Stored data entries
----------------

@@ -506,10 +510,15 @@
       if (is[2]) s_str[b[2]] = (int32_t)r;
       if (is[3]) s_str[kClassChunk - 1 - b[3]] = (int32_t)r;
       if (is[4]) s_lst[b[4]] = (int32_t)r;
+      if (is[5]) s_lst[kClassChunk - 1 - b[5]] = (int32_t)r;
     }
     __syncthreads();
-    if (tid < 5) {
-      const int ci = tid == 0 ? kCntSlot : tid == 1 ? kCntMid + 1 : tid == 4 ? kCntMidLists : kCntStream + tid - 2;
+    if (tid < 6) {
+      const int ci = tid == 0   ? kCntSlot
+                     : tid == 1 ? kCntMid + 1
+                     : tid == 4 ? kCntMidLists
+                     : tid == 5 ? kCntU16
+                                : kCntStream + tid - 2;
       s_b[tid] = s_n[tid] ? atomicAdd(&cnt[ci], s_n[tid]) : 0u;
     }
     __syncthreads();
@@ -518,6 +527,7 @@
     for (uint32_t i = tid; i < s_n[2]; i += 256) stream_list[s_b[2] + i] = s_str[i];
     for (uint32_t i = tid; i < s_n[3]; i += 256) stream_list[cap - 1u - (s_b[3] + i)] = s_str[kClassChunk - 1 - i];
     for (uint32_t i = tid; i < s_n[4]; i += 256) mid_lists[s_b[4] + i] = s_lst[i];
+    for (uint32_t i = tid; i < s_n[5]; i += 256) u16_list[s_b[5] + i] = s_lst[kClassChunk - 1 - i];
     __syncthreads();
   }
 }
@@ -832,78 +842,170 @@
   }
 }
 
+template <typename F>
+__device__ __forceinline__ uint32_t wave_fold_dpp(uint32_t v, F f) {
+  v = f(v, (uint32_t)__builtin_amdgcn_update_dpp(0, (int)v, 0xB1, 0xF, 0xF, true));
+  v = f(v, (uint32_t)__builtin_amdgcn_update_dpp(0, (int)v, 0x4E, 0xF, 0xF, true));
+  v = f(v, (uint32_t)__builtin_amdgcn_update_dpp(0, (int)v, 0x141, 0xF, 0xF, true));
+  v = f(v, (uint32_t)__builtin_amdgcn_update_dpp(0, (int)v, 0x140, 0xF, 0xF, true));
+  v = f(v, (uint32_t)__builtin_amdgcn_update_dpp(0, (int)v, 0x142, 0xA, 0xF, false));
+  v = f(v, (uint32_t)__builtin_amdgcn_update_dpp(0, (int)v, 0x143, 0xC, 0xF, false));
+  return (uint32_t)__builtin_amdgcn_readlane((int)v, 63);
+}
+
 constexpr int kStreamThreads = 512;
 constexpr int kStreamPer = 2;
-constexpr int kStreamRedWords = 1 + (kStreamThreads / 64) * (CMS_MAX_DEPTH + 2);
-template <int SV, int D>
+constexpr int kStreamTokPer8 = 2, kStreamTokPer16 = 8, kStreamPer16 = 4;
+constexpr int kStreamRedWords = 1 + (kStreamThreads / 64) * (CMS_MAX_DEPTH + 2) + 5;
+constexpr size_t kStreamLds16Max = 80 * 1024;
+template <int SV, int D, int CB, bool TOK>
 __device__ __forceinline__ void mid_streamed(const int64_t* lo_, const int64_t* hi_, const Keys& keys,
                                              const HashParams& hp, const int32_t* list, const uint32_t* list_cnt,
                                              uint32_t cap, const TableView& tv, int32_t* hidx_w, uint32_t* cbound,
                                              uint64_t* row_mass, uint64_t* norm, uint32_t* rowmax, int32_t* redo,
-                                             uint32_t* redo_cnt, uint32_t* ticket, int u4_keys, int u8_keys) {
+                                             uint32_t* redo_cnt, int32_t* carry, uint32_t* carry_cnt, uint32_t* ticket,
+                                             int u4_keys, int u8_keys) {
+  static_assert(CB == 1 || CB == 2, "a u8 or a u16 image");
+  static_assert(!TOK || D == 4 || D == 5, "the token route is RowHash's");
   extern __shared__ __align__(16) uint32_t lds[];
   constexpr int T = kStreamThreads;
   constexpr int NW = T / 64;
   constexpr int RS = CMS_MAX_DEPTH + 2;
+  constexpr int DR = D > 0 ? D : 1;
   const int tid = threadIdx.x, lane = tid & 63, wv = tid >> 6;
   const int w = (int)hp.width;
   const int depth = D > 0 ? D : hp.depth;
-  const int nq = w >> 4;
-  const uint32_t nfront = list_cnt[0], count = nfront + list_cnt[1];
+  const int nq = (w * CB) >> 4;
+  const uint32_t nfront = list_cnt[0], count = nfront + (CB == 1 ? list_cnt[1] : 0u);
   uint4* l4 = reinterpret_cast<uint4*>(lds);
   uint32_t* red = lds + 1;
-  if (tid == 0) lds[0] = atomicAdd(ticket, 1u);
+  auto add = [&](int r, uint32_t bk) {
+    const uint32_t c = (uint32_t)r * (uint32_t)w + bk;
+    if constexpr (CB == 1) atomicAdd(&lds[c >> 2], 1u << ((c & 3u) << 3));
+    else atomicAdd(&lds[c >> 1], 1u << ((c & 1u) << 4));
+  };
+  auto add_rows = [&](const uint32_t (&bk)[DR]) {
+#pragma unroll
+    for (int r = 0; r < DR; ++r) {
+      if constexpr (CB == 1)
+        atomicAdd(reinterpret_cast<uint32_t*>(reinterpret_cast<char*>(lds) + ((uint32_t)r * (uint32_t)w + (bk[r] & ~3u))),
+                  1u << ((bk[r] << 3) & 31u));
+      else
+        atomicAdd(reinterpret_cast<uint32_t*>(reinterpret_cast<char*>(lds) +
+                                              ((uint32_t)r * (2u * (uint32_t)w) | ((bk[r] << 1) & ~3u))),
+                  1u << ((bk[r] << 4) & 31u));
+    }
+  };
+  RowHash<DR> rhv(hp);
+  if constexpr (TOK) rhv.vgpr();
+  constexpr bool AHEAD = CB == 1;
+  uint32_t* nxt = red + NW * RS;
+  uint32_t t2 = 0, t3 = 0;
+  auto publish = [&](uint32_t t, int32_t row, int64_t lo, int64_t hi) {
+    lds[0] = t;
+    nxt[0] = (uint32_t)row;
+    nxt[1] = (uint32_t)lo;
+    nxt[2] = (uint32_t)((uint64_t)lo >> 32);
+    nxt[3] = (uint32_t)hi;
+    nxt[4] = (uint32_t)((uint64_t)hi >> 32);
+  };
+  if (tid == 0) {
+    const uint32_t t = atomicAdd(ticket, 1u);
+    if constexpr (AHEAD) {
+      const int32_t r0 = t < count ? list2_at(list, cap, nfront, t) : 0;
+      publish(t, r0, t < count ? lo_[r0] : 0, t < count ? hi_[r0] : 0);
+      t2 = atomicAdd(ticket, 1u);
+    } else {
+      lds[0] = t;
+    }
+  }
   __syncthreads();
   uint32_t li = lds[0];
   while (li < count) {
+    int64_t row, lo, hi;
+    if constexpr (AHEAD) {
+      row = __builtin_amdgcn_readfirstlane((int)nxt[0]);
+      lo = (int64_t)((uint64_t)(uint32_t)__builtin_amdgcn_readfirstlane((int)nxt[1]) |
+                     (uint64_t)(uint32_t)__builtin_amdgcn_readfirstlane((int)nxt[2]) << 32);
+      hi = (int64_t)((uint64_t)(uint32_t)__builtin_amdgcn_readfirstlane((int)nxt[3]) |
+                     (uint64_t)(uint32_t)__builtin_amdgcn_readfirstlane((int)nxt[4]) << 32);
+    }
     __syncthreads();
-    const int64_t row = list2_at(list, cap, nfront, li);
-    const int64_t lo = lo_[row], hi = hi_[row];
+    if constexpr (!AHEAD) {
+      row = list2_at(list, cap, nfront, li);
+      lo = lo_[row];
+      hi = hi_[row];
+    }
+    int32_t nrow = 0;
+    if constexpr (AHEAD) {
+      if (tid == 0) {
+        if (t2 < count) nrow = list2_at(list, cap, nfront, t2);
+        t3 = atomicAdd(ticket, 1u);
+      }
+    }
+    uint4* d4 = reinterpret_cast<uint4*>(tv.row16(row));
     const int64_t m = hi - lo;
-    const bool u8_start = m > u4_keys && m <= u8_keys;
+    const bool build = CB == 2 || (m > u4_keys && m <= u8_keys);
     uint32_t mine = 0;
     uint32_t bytes = 0;
     u16x2 pm = {0, 0};
-    if (u8_start) {
+    if (build) {
       for (int j = tid; j < depth * nq; j += T) l4[j] = make_uint4(0, 0, 0, 0);
       __syncthreads();
-      auto add = [&](int r, uint32_t bk) {
-        const uint32_t c = (uint32_t)r * (uint32_t)w + bk;
-        atomicAdd(&lds[c >> 2], 1u << ((c & 3u) << 3));
-      };
-      constexpr int DR = D > 0 ? D : 1;
-      const RowHash<DR> rh(hp);
-      const bool fast = kRowHash && D > 0 && hp.fastq, tok = keys.tok != nullptr;
-      key_pass<uint64_t, kStreamPer, T>(
-          lo, hi, tid, [&](int64_t i) { return keys.raw(i); },
-          [&](uint64_t raw) {
-            if (!fast) {
-              each_bucket<(kRowHash ? 0 : D)>(hp, keys.resolve(raw), add);
+      if constexpr (TOK) {
+        const uint32_t* tok = keys.tok;
+        key_pass<uint32_t, (CB == 1 ? kStreamTokPer8 : kStreamTokPer16), T>(
+            lo, hi, tid, [&](int64_t i) { return tok[i]; },
+            [&](uint32_t t) {
+              uint32_t bk[DR];
+              if (rhv.rows32(t, bk) || t >= kTokEscape) return true;
+              add_rows(bk);
               return false;
-            }
-            uint32_t bk[DR];
-            uint32_t k = (uint32_t)raw;
-            bool again = k >= kTokEscape;
-            if (!tok) {
-              const uint64_t kp = reduce_key((int64_t)raw);
-              k = (uint32_t)kp;
-              again = kp >= kRowHashKeyEnd;
-            }
-            if (rh.rows32(k, bk) || again) {
-              const uint64_t kp = keys.resolve(raw);
+            },
+            [&](uint32_t t) {
+              const uint64_t kp = keys.resolve(t);
 #pragma unroll 1
               for (int r = 0; r < D; ++r) add(r, bucket(hp, r, kp));
+            });
+      } else {
+        const RowHash<DR> rh(hp);
+        const bool fast = kRowHash && D > 0 && hp.fastq, tok = keys.tok != nullptr;
+        key_pass<uint64_t, (CB == 1 ? kStreamPer : kStreamPer16), T>(
+            lo, hi, tid, [&](int64_t i) { return keys.raw(i); },
+            [&](uint64_t raw) {
+              if (!fast) {
+                each_bucket<(kRowHash ? 0 : D)>(hp, keys.resolve(raw), add);
+                return false;
+              }
+              uint32_t bk[DR];
+              uint32_t k = (uint32_t)raw;
+              bool again = k >= kTokEscape;
+              if (!tok) {
+                const uint64_t kp = reduce_key((int64_t)raw);
+                k = (uint32_t)kp;
+                again = kp >= kRowHashKeyEnd;
+              }
+              if (rh.rows32(k, bk) || again) {
+                const uint64_t kp = keys.resolve(raw);
+#pragma unroll 1
+                for (int r = 0; r < D; ++r) add(r, bucket(hp, r, kp));
+                return false;
+              }
+              add_rows(bk);
               return false;
-            }
-#pragma unroll
-            for (int r = 0; r < D; ++r)
-              atomicAdd(reinterpret_cast<uint32_t*>(reinterpret_cast<char*>(lds) + ((uint32_t)r * (uint32_t)w + (bk[r] & ~3u))),
-                        1u << ((bk[r] << 3) & 31u));
-            return false;
-          },
-          NoRedo{});
+            },
+            NoRedo{});
+      }
       __syncthreads();
-      uint4* d4 = reinterpret_cast<uint4*>(tv.row16(row));
+    }
+    int64_t nlo = 0, nhi = 0;
+    if constexpr (AHEAD) {
+      if (tid == 0 && t2 < count) {
+        nlo = lo_[nrow];
+        nhi = hi_[nrow];
+      }
+    }
+    if (build) {
       auto sweep_row = [&](int r) {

----------------

● DIRECTIONS FOR THIS TASK
Both end lines included, restate word for word the lines above from the line with "nxt[1] = (uint32_t)lo;" to the line with "row = __builtin_amdgcn_readfirstlane((int)nxt[0]);", and nothing else.

● WORKED SOLUTION
+    nxt[1] = (uint32_t)lo;
+    nxt[2] = (uint32_t)((uint64_t)lo >> 32);
+    nxt[3] = (uint32_t)hi;
+    nxt[4] = (uint32_t)((uint64_t)hi >> 32);
+  };
+  if (tid == 0) {
+    const uint32_t t = atomicAdd(ticket, 1u);
+    if constexpr (AHEAD) {
+      const int32_t r0 = t < count ? list2_at(list, cap, nfront, t) : 0;
+      publish(t, r0, t < count ? lo_[r0] : 0, t < count ? hi_[r0] : 0);
+      t2 = atomicAdd(ticket, 1u);
+    } else {
+      lds[0] = t;
+    }
+  }
   __syncthreads();
   uint32_t li = lds[0];
   while (li < count) {
+    int64_t row, lo, hi;
+    if constexpr (AHEAD) {
+      row = __builtin_amdgcn_readfirstlane((int)nxt[0]);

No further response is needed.